Complete step by step solution:
We know that ,
cos(6x)=32cos6(x)48cos4(x)+18cos2(x)1 cos(685)=cos(510)=cos(150)=32 =32cos6(85)48cos4(85)+18cos2(85)1  \cos (6x) = 32{\cos ^6}(x) - 48{\cos ^4}(x) + 18{\cos ^2}(x) - 1 \\\ \Rightarrow \cos (6 \cdot 85) = \cos (510) = \cos (150) = - \dfrac{{\sqrt 3 }}{2} \\\ = 32{\cos ^6}(85) - 48{\cos ^4}(85) + 18{\cos ^2}(85) - 1 \\\
Put cos(85)=y\cos (85) = y , we will get the following ,
32y648y4+18y2+321=032{y^6} - 48{y^4} + 18{y^2} + \dfrac{{\sqrt 3 }}{2} - 1 = 0
For more simplification, put y2=z{y^2} = z ,
32z348z2+18z+321=032{z^3} - 48{z^2} + 18z + \dfrac{{\sqrt 3 }}{2} - 1 = 0
Now, if you are able to find zz , then you can easily get yyand then finally you will get the value of sin85\sin 85 by using the identity that is sin2x+cos2x=1{\sin ^2}x + {\cos ^2}x = 1 .

Additional Information:
In arithmetic, pure mathematics identities are equalities that involve pure mathematics functions and are true for every worth of the occurring variables that every aspect of the equality is outlined.
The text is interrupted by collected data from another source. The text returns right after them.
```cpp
static void check(int err, const char* name) {
  if (err) throw std::runtime_error(std::string("dab kernel '") + name + "' failed: " + hipGetErrorString((hipError_t)err));
}
// ... 91 lines not shown
                                     (const int*)ctx_k, batch, max_sq, Hq, Hkv, D, causal, paged, scale, ST(s)),
                "flash_attention");
        });
  m.def("flash_attention_rope",
        [](u q, long qst, long qsh, u kc, u vc, u bt, int max_blocks, int bs, u out, long ost, long osh, u cu_q,
           u ctx_k, int batch, int max_sq, int Hq, int Hkv, int D, int causal, float scale, u rope_pos, u rope_cs,
           u s) {
          check(dab::flash_attention(CVP(q), qst, qsh, nullptr, nullptr, 0, 0, CVP(kc), CVP(vc), (const int*)bt,
                                     max_blocks, bs, VP(out), ost, osh, (const int*)cu_q, nullptr, (const int*)ctx_k,
                                     batch, max_sq, Hq, Hkv, D, causal, 1, scale, ST(s), (const int*)rope_pos,
                                     CVP(rope_cs)),
                "flash_attention_rope");
        });
  m.def("create_cu_masked_stream", [](std::vector<uint32_t> mask) {
    hipStream_t st = nullptr;
    check(hipExtStreamCreateWithCUMask(&st, (uint32_t)mask.size(), mask.data()), "hipExtStreamCreateWithCUMask");
    return reinterpret_cast<uintptr_t>(st);
  });
  m.def("destroy_stream", [](u s) { check(hipStreamDestroy(ST(s)), "hipStreamDestroy"); });
  m.def("paged_decode_attention", [](u q, u kc, u vc, u bt, int max_blocks, int bs, u ctx, u out, u po, u pm, u pl,
                                     u cnt, int batch, int Hq, int Hkv, int D, int part_size, int max_parts,
                                     float scale, u s, u order, u w0, long w0_bytes, u w1, long w1_bytes,
                                     int w_blocks) {
    dab::L3Warm warm{{(const char*)w0, (const char*)w1}, {w0_bytes, w1_bytes}, w_blocks};
    check(dab::paged_decode_attention(CVP(q), CVP(kc), CVP(vc), (const int*)bt, max_blocks, bs, (const int*)ctx, VP(out),
                                      (float*)po, (float*)pm, (float*)pl, (int*)cnt, batch, Hq, Hkv, D, part_size,
                                      max_parts, scale, ST(s), (const int*)order, &warm),
          "paged_decode_attention");
  }, py::arg("q"), py::arg("kc"), py::arg("vc"), py::arg("bt"), py::arg("max_blocks"), py::arg("bs"), py::arg("ctx"),
     py::arg("out"), py::arg("po"), py::arg("pm"), py::arg("pl"), py::arg("cnt"), py::arg("batch"), py::arg("Hq"),
     py::arg("Hkv"), py::arg("D"), py::arg("part_size"), py::arg("max_parts"), py::arg("scale"), py::arg("s"),
     py::arg("order") = 0, py::arg("w0") = 0, py::arg("w0_bytes") = 0, py::arg("w1") = 0, py::arg("w1_bytes") = 0,
     py::arg("w_blocks") = 0);
  m.def("rope_kv_write_fp8", [](u qkv, int ld, u positions, u cos_sin, u q_out, u k_data, u k_exp, u v_data, u v_exp,
                                u slots, int T, int Hq, int Hkv, int D, int block_size, u s, u slabs, int S,
                                long slab_stride, int slab_bf16) {
    check(dab::rope_kv_write_fp8(CVP(qkv), ld, (const int*)positions, CVP(cos_sin), VP(q_out), VP(k_data), VP(k_exp),
                                 VP(v_data), VP(v_exp), (const int64_t*)slots, T, Hq, Hkv, D, block_size, ST(s),
                                 CVP(slabs), S, slab_stride, slab_bf16),
          "rope_kv_write_fp8");
  }, py::arg("qkv"), py::arg("ld"), py::arg("positions"), py::arg("cos_sin"), py::arg("q_out"), py::arg("k_data"),
     py::arg("k_exp"), py::arg("v_data"), py::arg("v_exp"), py::arg("slots"), py::arg("T"), py::arg("Hq"),
     py::arg("Hkv"), py::arg("D"), py::arg("block_size"), py::arg("s"), py::arg("slabs") = 0, py::arg("S") = 0,
     py::arg("slab_stride") = 0, py::arg("slab_bf16") = 0);
  m.def("kv_fp8_dequant_blocks", [](u k_data, u k_exp, u v_data, u v_exp, u ids, int n, u k_out, u v_out, int Hkv,
                                    int block_size, int D, u s) {
    check(dab::kv_fp8_dequant_blocks(CVP(k_data), CVP(k_exp), CVP(v_data), CVP(v_exp), (const int*)ids, n, VP(k_out),
                                     VP(v_out), Hkv, block_size, D, ST(s)),
          "kv_fp8_dequant_blocks");
  });
  m.def("paged_decode_attention_fp8", [](u q, u k_data, u k_exp, u v_data, u v_exp, u bt, int max_blocks, int bs, u ctx,
                                         u out, u po, u pm, u pl, u cnt, int batch, int Hq, int Hkv, int D,
                                         int part_size, int max_parts, float scale, u s, u order) {
    check(dab::paged_decode_attention_fp8(CVP(q), CVP(k_data), CVP(k_exp), CVP(v_data), CVP(v_exp), (const int*)bt,
                                          max_blocks, bs, (const int*)ctx, VP(out), (float*)po, (float*)pm, (float*)pl,
                                          (int*)cnt, batch, Hq, Hkv, D, part_size, max_parts, scale, ST(s),
                                          (const int*)order),
          "paged_decode_attention_fp8");
  });
  m.def("gemm_bt", [](u A, long lda, u B, long ldb, u C, long ldc, u bias, u residual, long ldr, int M, int N, int K,
                      int epilogue, int out_f32, u row_group, u q_group, u allow, int allow_words, u s, int b_rows,
                      int b_group) {
    check(dab::gemm_bt(CVP(A), lda, CVP(B), ldb, VP(C), ldc, CVP(bias), CVP(residual), ldr, M, N, K, epilogue, out_f32,
                       (const int*)row_group, (const int*)q_group, (const uint32_t*)allow, allow_words, ST(s), b_rows,
                       b_group),
          "gemm_bt");
// ... 291 lines not shown
```

### django_assistant_bot_amd/csrc/kernels/attention.hip

```cpp
#include <cstdlib>

#include "common.h"
#include "launchers.h"

#include <type_traits>

#define DAB_ALWAYS_INLINE __attribute__((always_inline))

namespace dab {

constexpr float kNegInf = -__builtin_huge_valf();

template <int D>
__device__ __forceinline__ int swz(int r, int c) {
  constexpr int RB = D * 2;
  constexpr int CPR = D / 8;
  constexpr int RPB = (256 / RB) > 0 ? (256 / RB) : 1;
  return r * RB + 16 * (c ^ ((2 * (r / RPB)) & (CPR - 1)));
}

struct FlashParams {
  const bf16* q;
  long q_stride_tok, q_stride_head;
  const bf16* k;
// ... 1246 lines not shown
        for (int t = 0; t < NTD; ++t) o[t] = f32x4{0.f, 0.f, 0.f, 0.f};
        m_run = -1e30f;
        l_run = 0.f;
      }
    }
    if (n.it < 0) break;
    if (new_q) {
#pragma unroll
      for (int kk = 0; kk < NKK; ++kk) qf[kk] = qn[kk];
    }
    c = n;
  }
}


struct DecodeParams {
  const bf16* q;
  const bf16* k_cache;
  const bf16* v_cache;
  const int* block_tables;
  int max_blocks, block_size;
  const int* ctx_lens;
  bf16* out;
  float* part_o;
  float* part_m;
  float* part_l;
  int* counters;
  const int* order;
  int Hq, Hkv, part_size, max_parts;
  float scale_log2;
  L3Warm warm;
};
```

Geometrically, these are identities involving sure functions of one or additional angles. We have a trigonometry formula which says sinθ=ph\sin \theta = \dfrac{p}{h} , where pp represent length of perpendicular side and hhrepresent length of hypotenuse side. We have another trigonometry formula which says cosθ=bh\cos \theta = \dfrac{b}{h} , where bb represents length of base and hh represent length of hypotenuse side.

Note: Identities are helpful whenever expressions involving pure mathematics functions should be simplified. An important application is that the combination of non-trigonometric functions: a typical technique involves initial mistreatment the substitution rule with a mathematical relation, then simplifying the ensuing integral with a pure mathematics identity.